Al punto, levantó la mano y apuntó con el índice a la joven. Casi podía saborear los efectos que el mágico proyectil de fuego infligiría a la mujer que había despertado en él un deseo tan arrollador como el odio que ahora lo consumía.

Pero algo detuvo su mano. Los hechiceros aguardaban expectantes mientras su maestro contemplaba con fijeza a la joven enana. La pasión vehemente que creía olvidada surgió de nuevo con abrumadora fuerza y se enseñoreó de su cuerpo atormentado.

Al fin tomó una decisión. No la abrasaría con su magia… todavía. Un proyectil de fuego era una muerte demasiado rápida, demasiado impersonal para Perian Cyprium. Merecía algo mucho mejor; que fuera consciente de que la poseía y de que la muerte vendría después, de un modo lento, muy lento. Incluso existía la posibilidad de que llegara a apreciarlo; por un instante, experimentó una viva sensación de placer al imaginarla de rodillas, suplicándole clemencia. Una parte de su mente empezó a discurrir la respuesta que le daría. De repente, de una manera violenta, la batalla reclamó toda su atención.

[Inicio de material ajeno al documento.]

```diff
+        cnt = red[0][0] + red[0][1] + red[0][2] + red[0][3];
+        dsum = red[1][0] + red[1][1] + red[1][2] + red[1][3];
+        bias = dsum / cnt;
+        __syncthreads();
+        for (int k = tid; k < n; k += 256) {
+            const int r = k / L, c = k - r * L;
+            const double m = M[(i + r) * S + j + c] ? 1.0 : 0.0;
+            const double e = (double)H[(i + r) * S + j + c] - ((double)P[(border + r) * S + border + c] + bias) * m;
+            const double sg = which == 1 ? (e > 0.0 ? 1.0 : (e < 0.0 ? -1.0 : 0.0)) : 2.0 * e;
+            ssum += sg * m;
+        }
     }
     ssum = wave_sum(ssum);
     if (lane == 0) red[0][wave] = ssum;
     __syncthreads();
     ssum = red[0][0] + red[0][1] + red[0][2] + red[0][3];
+#pragma unroll 4
     for (int k = tid; k < S * S; k += 256) {
         const int Y = k / S, X = k - Y * S, r = Y - border, c = X - border;
-        float gk = 0.f;
-        if (r >= 0 && r < L && c >= 0 && c < L) {
-            const double m = M[(i + r) * S + j + c] ? 1.0 : 0.0;
-            const double e = (double)H[(i + r) * S + j + c] - ((double)P[Y * S + X] + bias) * m;
-            const double sg = which == 1 ? (e > 0.0 ? 1.0 : (e < 0.0 ? -1.0 : 0.0)) : 2.0 * e;
-            gk = (float)(-(m / cnt) * (sg - ssum / cnt) * (double)scale);
-        }
-        G[k] = gk;
+        const bool in = r >= 0 && r < L && c >= 0 && c < L;
+        const int o = in ? r * S + c : 0;
+        const double m = M[i * S + j + o] ? 1.0 : 0.0;
+        const double e = (double)H[i * S + j + o] - ((double)P[border * S + border + o] + bias) * m;
+        const double sg = which == 1 ? (e > 0.0 ? 1.0 : (e < 0.0 ? -1.0 : 0.0)) : 2.0 * e;
+        const float gk = (float)(-(m / cnt) * (sg - ssum / cnt) * (double)scale);
+        G[k] = in ? gk : 0.f;
     }
 }
 int shift_loss_backward(const float* hr, const uint8_t* mask, const float* pred, const int* arg, int B, int S,
```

—¡Toque de retirada! —gritó al corneta, y a los hechiceros—: ¡Preparad vuestros conjuros!

Las penetrantes notas del cuerno resonaron por el campo y los derros encaramados en lo alto del parapeto retrocedieron con premura a la relativa seguridad de la zanja.

Al mismo tiempo, sus ojos se posaron brevemente en Perian. «Después —se dijo—. La cogeré después. La encon traré; la haré venir a mi por medio de la magia o a la fuerza, tanto da».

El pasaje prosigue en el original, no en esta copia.